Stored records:
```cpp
__host__ __device__ inline size_t rsum_offset_floats(int T, int K) { return (((size_t)T + kPhasesPerWave) * K + 1) & ~(size_t)1; }
__host__ __device__ inline int rsum_blocks(int T) { return (T + kBlock - 1) / kBlock; }
__host__ __device__ inline size_t r_buffer_bytes(int T, int K) {
    return rsum_offset_floats(T, K) * sizeof(float) + (size_t)rsum_blocks(T) * K * sizeof(double);
}

struct KernelTimer {
// ... 33 lines not shown
hipError_t launch_cov_quad(hipStream_t s, const float2* X, const float* R, float* Wt, float* wscale, int model, int raw,
                           double* Vpart, int T, int F, int M, int Mv, int K, const CovGeom& g);
hipError_t launch_cov_weights(hipStream_t s, const float* R, float* Wt, float* wscale, int model, int raw, int T, int K, int Kp);
hipError_t launch_cov_pair64(hipStream_t s, const float2* X, const float* R, float* Wt, float* wscale, int model, int raw,
                             double* Vpart, int T, int F, int M, int K, const CovGeom& g);
hipError_t launch_cov_pair32(hipStream_t s, const float2* X, const float* R, float* Wt, float* wscale, int model, int raw,
                             double* Vpart, int T, int F, int M, int K, const CovGeom& g);
hipError_t launch_cov_half16(hipStream_t s, const float2* X, const float* R, float* Wt, float* wscale, int model, int raw,
                             double* Vpart, int T, int F, int M, int Mv, int K, const CovGeom& g);
hipError_t launch_cov_half16_weights(hipStream_t s, const float* R, float* Wt, float* wscale, int model, int raw, int T, int K);
hipError_t launch_cov_half16_weights_f64(hipStream_t s, const float* R, float* Wt, float* wscale, int model, int raw, int T, int K);
hipError_t launch_cov_hmfma(hipStream_t s, const float2* X, const float* Wt, double* Vpart, int T, int F, int M, int Mv, int K, const CovGeom& g);
hipError_t launch_cov_hmfma64(hipStream_t s, const float2* X, const double* Wt, double* Vpart, int T, int F, int M, int Mv, int K, const CovGeom& g);
hipError_t launch_cov_half16_f64(hipStream_t s, const float2* X, const float* R, float* Wt, float* wscale, int model, int raw,
                                 double* Vpart, int T, int F, int M, int Mv, int K, const CovGeom& g);
hipError_t cov_blocks_per_cu(int M, int kc, bool f64, int* n);

hipError_t launch_power(hipStream_t s, const float2* X, const float2* Xpad, const float2* What, float* Ppart, int T, int F, int M,
                        int K, const PowGeom& g);
hipError_t launch_power_mfma(hipStream_t s, const float2* X, const float2* What, float* Ppart, int T, int F, int M, int Mp, int K);
hipError_t launch_power_lds(hipStream_t s, const float2* X, const float2* What, float* Ppart, int T, int F, int M, int K);
hipError_t pow_blocks_per_cu(int M, int kp, int tcp, int* n);

constexpr int kCanonBlocks = 8;
hipError_t launch_activation_xchg(hipStream_t s, const float* parts, int nparts, char* const* gath, int rank, int world, int loopback,
                                  int nblk_own, int nblk_peer, unsigned* epochs, unsigned* ctrl, long long timeout_ticks, float* R, int T, int K,
                                  int model, int F_total);
hipError_t launch_activation(hipStream_t s, const float* parts, int nparts, float* R, int T, int K, int model,
                             int F_total);
hipError_t launch_sum_parts(hipStream_t s, const void* parts, bool f64, int nparts, double* out, long long n, double scale);

// ... 324 lines not shown
```

overiva_amd/csrc/plan.hip:

```cpp
#include <algorithm>
#include <cmath>
#include <cstdint>
#include <cstdlib>
#include <cstring>
#include <mutex>
#include <string>
#include <vector>

#include "host_io.h"
#include "host_util.h"
#include "oiva_internal.h"
#include "resident.h"

using namespace oiva;

namespace {

constexpr int kGraphBatch = 8;
constexpr int kGraphMaxIters = 32;
constexpr int kGraphCache = 6;

}

struct oiva_plan {
// ... 16 lines not shown
    void* Wwide = nullptr;
    float* R = nullptr;
    float* wscale = nullptr;
    float* Spart = nullptr;
    float2* Y = nullptr;
    double2* scratch_c = nullptr;
    double* scratch_p = nullptr;

    CovGeom cov{};
    bool cov_quad_on = true;
    bool cov_hmfma_on = true;
    bool fuse_cov_update = false;
    int power_reverse = 1;
    int pow_splits_req = 0;
    double x_resident_mb = kXResidentDefaultMB;
    CovGeom stg{};
    PowGeom pw{};
    int n_cu = 256;
    int vpart_splits_alloc = 0;

    bool have_x = false, have_cx = false, have_w = false;
    bool pad_valid = false;
    bool wscale_pending = false;
    int raw_weights = 0;
    int prec = 0;
    bool upd_f64() const { return prec & OIVA_PREC_UPDATE_F64; }
    bool cov_f64() const { return prec & OIVA_PREC_COV_F64; }
    bool vpart_f64() const { return partials_f64(cov, cov_f64()); }
    int use_graph = 0;
    OgiveState og{};
// ... 108 lines not shown

size_t vpart_floats(const oiva_plan* p, int nsplit) { return (size_t)nsplit * p->F * p->K * p->M * p->M; }
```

■ Your goal
Transcribe the full set of records without altering a single character.

■ Answer to the problem
```cpp
__host__ __device__ inline size_t rsum_offset_floats(int T, int K) { return (((size_t)T + kPhasesPerWave) * K + 1) & ~(size_t)1; }
__host__ __device__ inline int rsum_blocks(int T) { return (T + kBlock - 1) / kBlock; }
__host__ __device__ inline size_t r_buffer_bytes(int T, int K) {
    return rsum_offset_floats(T, K) * sizeof(float) + (size_t)rsum_blocks(T) * K * sizeof(double);
}

struct KernelTimer {
// ... 33 lines not shown
hipError_t launch_cov_quad(hipStream_t s, const float2* X, const float* R, float* Wt, float* wscale, int model, int raw,
                           double* Vpart, int T, int F, int M, int Mv, int K, const CovGeom& g);
hipError_t launch_cov_weights(hipStream_t s, const float* R, float* Wt, float* wscale, int model, int raw, int T, int K, int Kp);
hipError_t launch_cov_pair64(hipStream_t s, const float2* X, const float* R, float* Wt, float* wscale, int model, int raw,
                             double* Vpart, int T, int F, int M, int K, const CovGeom& g);
hipError_t launch_cov_pair32(hipStream_t s, const float2* X, const float* R, float* Wt, float* wscale, int model, int raw,
                             double* Vpart, int T, int F, int M, int K, const CovGeom& g);
hipError_t launch_cov_half16(hipStream_t s, const float2* X, const float* R, float* Wt, float* wscale, int model, int raw,
                             double* Vpart, int T, int F, int M, int Mv, int K, const CovGeom& g);
hipError_t launch_cov_half16_weights(hipStream_t s, const float* R, float* Wt, float* wscale, int model, int raw, int T, int K);
hipError_t launch_cov_half16_weights_f64(hipStream_t s, const float* R, float* Wt, float* wscale, int model, int raw, int T, int K);
hipError_t launch_cov_hmfma(hipStream_t s, const float2* X, const float* Wt, double* Vpart, int T, int F, int M, int Mv, int K, const CovGeom& g);
hipError_t launch_cov_hmfma64(hipStream_t s, const float2* X, const double* Wt, double* Vpart, int T, int F, int M, int Mv, int K, const CovGeom& g);
hipError_t launch_cov_half16_f64(hipStream_t s, const float2* X, const float* R, float* Wt, float* wscale, int model, int raw,
                                 double* Vpart, int T, int F, int M, int Mv, int K, const CovGeom& g);
hipError_t cov_blocks_per_cu(int M, int kc, bool f64, int* n);

hipError_t launch_power(hipStream_t s, const float2* X, const float2* Xpad, const float2* What, float* Ppart, int T, int F, int M,
                        int K, const PowGeom& g);
hipError_t launch_power_mfma(hipStream_t s, const float2* X, const float2* What, float* Ppart, int T, int F, int M, int Mp, int K);
hipError_t launch_power_lds(hipStream_t s, const float2* X, const float2* What, float* Ppart, int T, int F, int M, int K);
hipError_t pow_blocks_per_cu(int M, int kp, int tcp, int* n);

constexpr int kCanonBlocks = 8;
hipError_t launch_activation_xchg(hipStream_t s, const float* parts, int nparts, char* const* gath, int rank, int world, int loopback,
                                  int nblk_own, int nblk_peer, unsigned* epochs, unsigned* ctrl, long long timeout_ticks, float* R, int T, int K,
                                  int model, int F_total);
hipError_t launch_activation(hipStream_t s, const float* parts, int nparts, float* R, int T, int K, int model,
                             int F_total);
hipError_t launch_sum_parts(hipStream_t s, const void* parts, bool f64, int nparts, double* out, long long n, double scale);

// ... 324 lines not shown
```

overiva_amd/csrc/plan.hip:

```cpp
#include <algorithm>
#include <cmath>
#include <cstdint>
#include <cstdlib>
#include <cstring>
#include <mutex>
#include <string>
#include <vector>

#include "host_io.h"
#include "host_util.h"
#include "oiva_internal.h"
#include "resident.h"

using namespace oiva;

namespace {

constexpr int kGraphBatch = 8;
constexpr int kGraphMaxIters = 32;
constexpr int kGraphCache = 6;

}

struct oiva_plan {
// ... 16 lines not shown
    void* Wwide = nullptr;
    float* R = nullptr;
    float* wscale = nullptr;
    float* Spart = nullptr;
    float2* Y = nullptr;
    double2* scratch_c = nullptr;
    double* scratch_p = nullptr;

    CovGeom cov{};
    bool cov_quad_on = true;
    bool cov_hmfma_on = true;
    bool fuse_cov_update = false;
    int power_reverse = 1;
    int pow_splits_req = 0;
    double x_resident_mb = kXResidentDefaultMB;
    CovGeom stg{};
    PowGeom pw{};
    int n_cu = 256;
    int vpart_splits_alloc = 0;

    bool have_x = false, have_cx = false, have_w = false;
    bool pad_valid = false;
    bool wscale_pending = false;
    int raw_weights = 0;
    int prec = 0;
    bool upd_f64() const { return prec & OIVA_PREC_UPDATE_F64; }
    bool cov_f64() const { return prec & OIVA_PREC_COV_F64; }
    bool vpart_f64() const { return partials_f64(cov, cov_f64()); }
    int use_graph = 0;
    OgiveState og{};
// ... 108 lines not shown

size_t vpart_floats(const oiva_plan* p, int nsplit) { return (size_t)nsplit * p->F * p->K * p->M * p->M; }
```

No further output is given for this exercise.